Edgar Degas is probably best known for his paintings of dancers. Magical, poetic paintings, they beautifully showcase the ideal form of a dancer, and the idealism of dance performance. But some of my favorite Degas works are about an entirely different show--horse racing.
I've been pondering for a while the idea that horses and dancers provide similarly interesting forms for artists--lots of muscle, elegant poses, and a variety of emotions to explore. Degas is one artist who explored the similarities quite thoroughly. In my post on Marino Marini and his sculpture of the phallic horse, I do not mention his exploration of the female human form in his own dancers. Two artists with such starkly different ways of representing form seemingly take interest in the same subject.

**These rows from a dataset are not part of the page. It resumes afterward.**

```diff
+    std::vector<fod_wgrad_job> chunk;
+    long slots = 0;
+    for (int i = c0; i < njobs && (int)chunk.size() < WG_MAX_JOBS; ++i) {
+      const long s = 8L * ceil_div((long)wg_tiles(jobs[i]), 8);
+      if (slots + s > cap) break;
+      chunk.push_back(jobs[i]);
+      slots += s;
+    }
+    FOD_REQUIRE(!chunk.empty(), "conv_wgrad_multi: workspace of %zu bytes too small for job %d", ws_bytes, c0);
+    WgPlan pl;
+    FOD_REQUIRE(wg_plan(chunk, cap, pl), "conv_wgrad_multi: no plan");
+    WgJobs t{};
+    t.ws = reinterpret_cast<float*>(ws);
+    t.njobs = (int)chunk.size();
+    int blk = 0, red = 0;
+    for (int k = 0; k < t.njobs; ++k) {
+      const int i = pl.order[k];
+      const fod_wgrad_job& s = chunk[i];
+      WgJob& j = t.j[k];
+      j.G = s.dy; j.X = s.x; j.dW = s.dw; j.rscale = s.row_scale;
+      j.M = s.g.Nimg * s.g.Ho * s.g.Wo;
+      j.blk0 = blk;
+      j.m_per_split = pl.mps[i];
+      j.nsplit = pl.ns[i];
+      j.Hs = (unsigned short)s.g.H; j.Ws = (unsigned short)s.g.W; j.Hd = (unsigned short)s.g.Ho;
+      j.Wd = (unsigned short)s.g.Wo; j.Cs = (unsigned short)s.g.Cin; j.N1 = (unsigned short)s.g.Cout;
+      j.kh = (unsigned char)s.g.kh; j.kw = (unsigned char)s.g.kw;
+      j.stride = (unsigned char)s.g.stride; j.pad = (unsigned char)s.g.pad;
+      blk += 8 * ceil_div(wg_tiles(s) * pl.ns[i], 8);
+      red += ceil_div(s.g.Cout * (s.g.kh * s.g.kw * s.g.Cin / 4), WG_RED_F4);
+    }
+    t.nblk = blk;
+    static LdsLimitOnce lds_once;
+    const size_t lds = (size_t)tn_stages(WG_BI, WG_BJ) * tn_stage_bytes(WG_BI, WG_BJ);
+    if (int rc = fod_lds_limit_once(lds_once, reinterpret_cast<const void*>(&tn_big_kernel_grouped), lds, "conv_wgrad_multi"))
+      return rc;
+    hipLaunchKernelGGL(tn_big_kernel_grouped, dim3(blk), dim3(512), lds, stream, t);
+    FOD_LAUNCH_CHECK();
+    hipLaunchKernelGGL(tn_reduce_kernel_grouped, dim3(red), dim3(256), 0, stream, t);
+    FOD_LAUNCH_CHECK();
+    c0 += t.njobs;
+  }
+  return FOD_OK;
 }
 
 namespace fodtn {
diff --git a/future-object-detection_amd/future_od/native/backbone.py b/future-object-detection_amd/future_od/native/backbone.py
--- a/future-object-detection_amd/future_od/native/backbone.py
+++ b/future-object-detection_amd/future_od/native/backbone.py
@@ -126,6 +126,8 @@
 
 
 FUSED_BOTTLENECK = os.environ.get("FOD_FUSED_BOTTLENECK", "2")
+WGRAD_MULTI = os.environ.get("FOD_CONV_WGRAD_MULTI", "1") != "0"
+WGRAD_MULTI_ROWS = int(os.environ.get("FOD_CONV_WGRAD_MULTI_ROWS", "100000"))
 
 
 def _fusable(blk, x, dtype, force=False):
@@ -284,10 +286,16 @@
         if sync is not None:
             sync.flush(Fn.ARENA)
 
+        group = []
+        grouped = WGRAD_MULTI and dtype == torch.bfloat16
+
         def wgrad(gy, xin, cw, geom, scale):
             co, ci, kh, kw = cw.weight.shape
             dw = Fn.zeros_f32((co, kh, kw, ci), dev)
-            ops.conv2d_wgrad_acc(gy, xin, dw, geom, row_scale=scale, zeroed=True)
+            if grouped and geom.Nimg * geom.Ho * geom.Wo <= WGRAD_MULTI_ROWS:
+                group.append((gy, xin, dw, geom, scale))
+            else:
+                ops.conv2d_wgrad_acc(gy, xin, dw, geom, row_scale=scale, zeroed=True)
             grads[id(cw.weight)] = dw.view(co, ci, 1, 1) if kh == 1 and kw == 1 else dw.permute(0, 3, 1, 2)
 
         if proj.weight.requires_grad:
@@ -334,6 +342,11 @@
                     else:
                         d_idt = g_out
                     g = ops.conv2d_dgrad(gcur, w1t, geoms[0], residual=d_idt, relu_mask=acts[0])
+            if sync is not None and not group:
+                sync.maybe_flush(Fn.ARENA)
+        if group:
+            ops.conv2d_wgrad_multi(group)
+            group.clear()
             if sync is not None:
                 sync.maybe_flush(Fn.ARENA)
         ctx.tape = None
diff --git a/future-object-detection_amd/future_od/native/lib.py b/future-object-detection_amd/future_od/native/lib.py
--- a/future-object-detection_amd/future_od/native/lib.py
+++ b/future-object-detection_amd/future_od/native/lib.py
@@ -3,7 +3,7 @@
 
 _HERE = os.path.dirname(os.path.abspath(__file__))
 LIB_PATH = os.path.normpath(os.path.join(_HERE, "..", "..", "lib", "libfod_hip.so"))
-ABI_VERSION = 4
+ABI_VERSION = 5
 
 F32, BF16 = 0, 1
 EW_ADD, EW_MUL, EW_RELU_MASK, EW_SCALE, EW_ADD3, EW_RELU, EW_COPY_B = range(7)
@@ -24,6 +24,11 @@
     _fields_ = [("Nimg", C.c_int), ("H", C.c_int), ("W", C.c_int), ("Cin", C.c_int),
                 ("Ho", C.c_int), ("Wo", C.c_int), ("Cout", C.c_int),
                 ("kh", C.c_int), ("kw", C.c_int), ("stride", C.c_int), ("pad", C.c_int)]
+
+
+class WgradJob(C.Structure):
+    _fields_ = [("dy", C.c_void_p), ("x", C.c_void_p), ("dw", C.c_void_p), ("row_scale", C.c_void_p),
+                ("g", ConvGeom)]
 
 
 class AttnShape(C.Structure):
@@ -77,6 +82,7 @@
     "fod_linear_add_norm_bwd": [_i, _p, _p, _p, _p, _p, _p, _p, _p, _p, _p, _i, _i, _i, _p, _p, _p],
     "fod_clip_to_stem_layout": [_i, _i, _p, _p, _i, _i, _i, _i, _i, _i, _i, _l, _l, _p, _p, _p],
     "fod_conv2d_wgrad_acc": [_i, _p, _p, _p, _CG, _p, _i, _p, C.c_size_t, _p],
+    "fod_conv2d_wgrad_multi": [_i, _i, _p, _p, C.c_size_t, _p],
     "fod_bottleneck_fused_fwd": [_i, _p, _p, _p, _p, _p, _p, _p, _p, _p, _p, _i, _i, _i, _i, _i, _i, _p],
     "fod_maxpool3x3s2": [_i, _p, _p, _i, _i, _i, _i, _i, _i, _p],
     "fod_dropout": [_i, _p, _p, _l, C.c_ulonglong, _p, _f, _p],
@@ -129,7 +135,7 @@
     "fod_multi_adamw": [_p, _p, _p, _p, _p, _i, _f, _f, _f, _f, _f, _p, _p, _f, _p],
 }
 EXPORTS = sorted(list(SIGNATURES) + ["fod_last_error", "fod_abi_version", "fod_multi_chunk", "fod_workspace_bytes"])
-WS_NT_SPLIT, WS_NT_SPLIT_TICKETS, WS_TN_PARTIALS, WS_ATTN_SPLIT_PER_TILE = range(4)
+WS_NT_SPLIT, WS_NT_SPLIT_TICKETS, WS_TN_PARTIALS, WS_ATTN_SPLIT_PER_TILE, WS_TN_MULTI = range(5)
 
 
 def _load():
diff --git a/future-object-detection_amd/future_od/native/ops.py b/future-object-detection_amd/future_od/native/ops.py
--- a/future-object-detection_amd/future_od/native/ops.py
+++ b/future-object-detection_amd/future_od/native/ops.py
@@ -70,7 +70,7 @@
 
 def preallocate_graph_workspaces(device):
     device = torch.device(device)
-    for kind in (L.WS_NT_SPLIT, L.WS_NT_SPLIT_TICKETS, L.WS_TN_PARTIALS):
+    for kind in (L.WS_NT_SPLIT, L.WS_NT_SPLIT_TICKETS, L.WS_TN_PARTIALS, L.WS_TN_MULTI):
         _workspace(kind, device, captured=True)
 
 
@@ -334,6 +334,23 @@
     return dw
 
 
+def conv2d_wgrad_multi(jobs):
+    arr = (L.WgradJob * len(jobs))()
+    work = 0.0
+    for k, (dy, x, dw, geom, row_scale) in enumerate(jobs):
+        _chk(dy, "dy", torch.bfloat16); _chk(x, "x", torch.bfloat16); _chk(dw, "dw", torch.float32)
+        assert tuple(dy.shape) == (geom.Nimg, geom.Ho, geom.Wo, geom.Cout)
+        assert tuple(x.shape) == (geom.Nimg, geom.H, geom.W, geom.Cin)
+        assert dw.numel() == geom.Cout * geom.kh * geom.kw * geom.Cin
+        if row_scale is not None:
+            _chk(row_scale, "row_scale", torch.float32); assert row_scale.numel() == geom.Cout
+        arr[k] = L.WgradJob(ptr(dy), ptr(x), ptr(dw), ptr(row_scale), geom)
+        work += _conv_flops(geom)
+    ws = _workspace(L.WS_TN_MULTI, jobs[0][0].device)
+    call("fod_conv2d_wgrad_multi", BF16, len(jobs), C.addressof(arr), ws.data_ptr(), ws.numel() * 4, stream(),
+         work=work, tag="fod_conv2d_wgrad_acc")
+
+
 def bottleneck_fused_fwd(x, w1, b1, w2, b2, w3, b3, wd=None, bd=None, out=None):
     _chk(x, "x", torch.bfloat16)
     n, h, w, cin = x.shape
diff --git a/include/fod.h b/include/fod.h
--- a/include/fod.h
+++ b/include/fod.h
@@ -15,7 +15,7 @@
 
 size_t fod_last_error(char* buf, size_t cap);
 int fod_abi_version(void);
-#define FOD_ABI_VERSION 4
+#define FOD_ABI_VERSION 5
 
 typedef struct fod_epilogue {
   const float* scale;
@@ -33,7 +33,9 @@
 #define FOD_NT_SPLIT_WS_FLOATS (64 * 8 * 4096)
 #define FOD_NT_SPLIT_TICKETS 64
 #define FOD_TN_WS_BYTES ((size_t)64 << 20)
-enum { FOD_WS_NT_SPLIT = 0, FOD_WS_NT_SPLIT_TICKETS = 1, FOD_WS_TN_PARTIALS = 2, FOD_WS_ATTN_SPLIT_PER_TILE = 3 };
+#define FOD_TN_MULTI_WS_BYTES ((size_t)128 << 20)
+enum { FOD_WS_NT_SPLIT = 0, FOD_WS_NT_SPLIT_TICKETS = 1, FOD_WS_TN_PARTIALS = 2, FOD_WS_ATTN_SPLIT_PER_TILE = 3,
+       FOD_WS_TN_MULTI = 4 };
 size_t fod_workspace_bytes(int kind);
 
 int fod_gemm_nt(int dtype, const void* A, long lda, int a_row_mod, const void* B, long ldb, void* C,
@@ -108,6 +110,15 @@
 int fod_conv2d_wgrad_acc(int dtype, const void* dy, const void* x, float* dw, const fod_conv_geom* g,
                          const float* row_scale, int accumulate, void* ws ,
                          size_t ws_bytes, fod_stream_t stream);
+typedef struct fod_wgrad_job {
+  const void* dy;
+  const void* x;
+  float* dw;
+  const float* row_scale;
+  fod_conv_geom g;
+} fod_wgrad_job;
+int fod_conv2d_wgrad_multi(int dtype, int njobs, const fod_wgrad_job* jobs, void* ws, size_t ws_bytes,
+                           fod_stream_t stream);
 
 int fod_bottleneck_fused_fwd(int dtype, const void* x, const void* w1, const float* b1, const void* w2,
                              const float* b2, const void* w3, const float* b3, const void* wd, const float* bd,
```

The above example of Degas' small scale sculptures, like most of these works, was originally formed of wax. Most weren't cast into bronze until after his death in 1917. Most people agree that he used these small and quickly formed wax sculptures to observe and better understand a form before he painted it. You can see horses repeating this pose in many of his horse racing works. The work below, At the Races (c.1885-1892) shows horses in a variety of positions. Troll through a google search of "degas horses" and you'll see any number of works with similar subject, even similar composition. And he worked on his paintings of women in this way too - the motif of women bathing, usually seen from behind with a clear view of the back, is explored over and over in small wax (now bronze) sculptures. The National Gallery in DC has great examples of Degas sculpture and painting.
So why is it interesting? The sheer number of horses Degas painted, for one (and Marini sculpted). Yes, they may have sold well, but he was personally intrigued by them too. In the late 19th century, artists felt their independence and the existence of artistic license in everything from medium to subject matter more than ever before. An artist like Degas choosing to paint or sculpt two things over and over and over again is a shift in the art world--Courbet, his predecessor by a few years, painted landscapes over and over and over again, churning out hundreds. But that was to make a living. Not because they were fundamentally of interest to Courbet as an artist. Degas, and Marini, both saw in horses and dancers a fascinating subject whose forms could (and did) take years to explore.
So where does an artist like Takashi Murakami fit in? He recreates works, re-works subjects, and churns on motifs over and over again, but does he decide what his work will be, or does the market?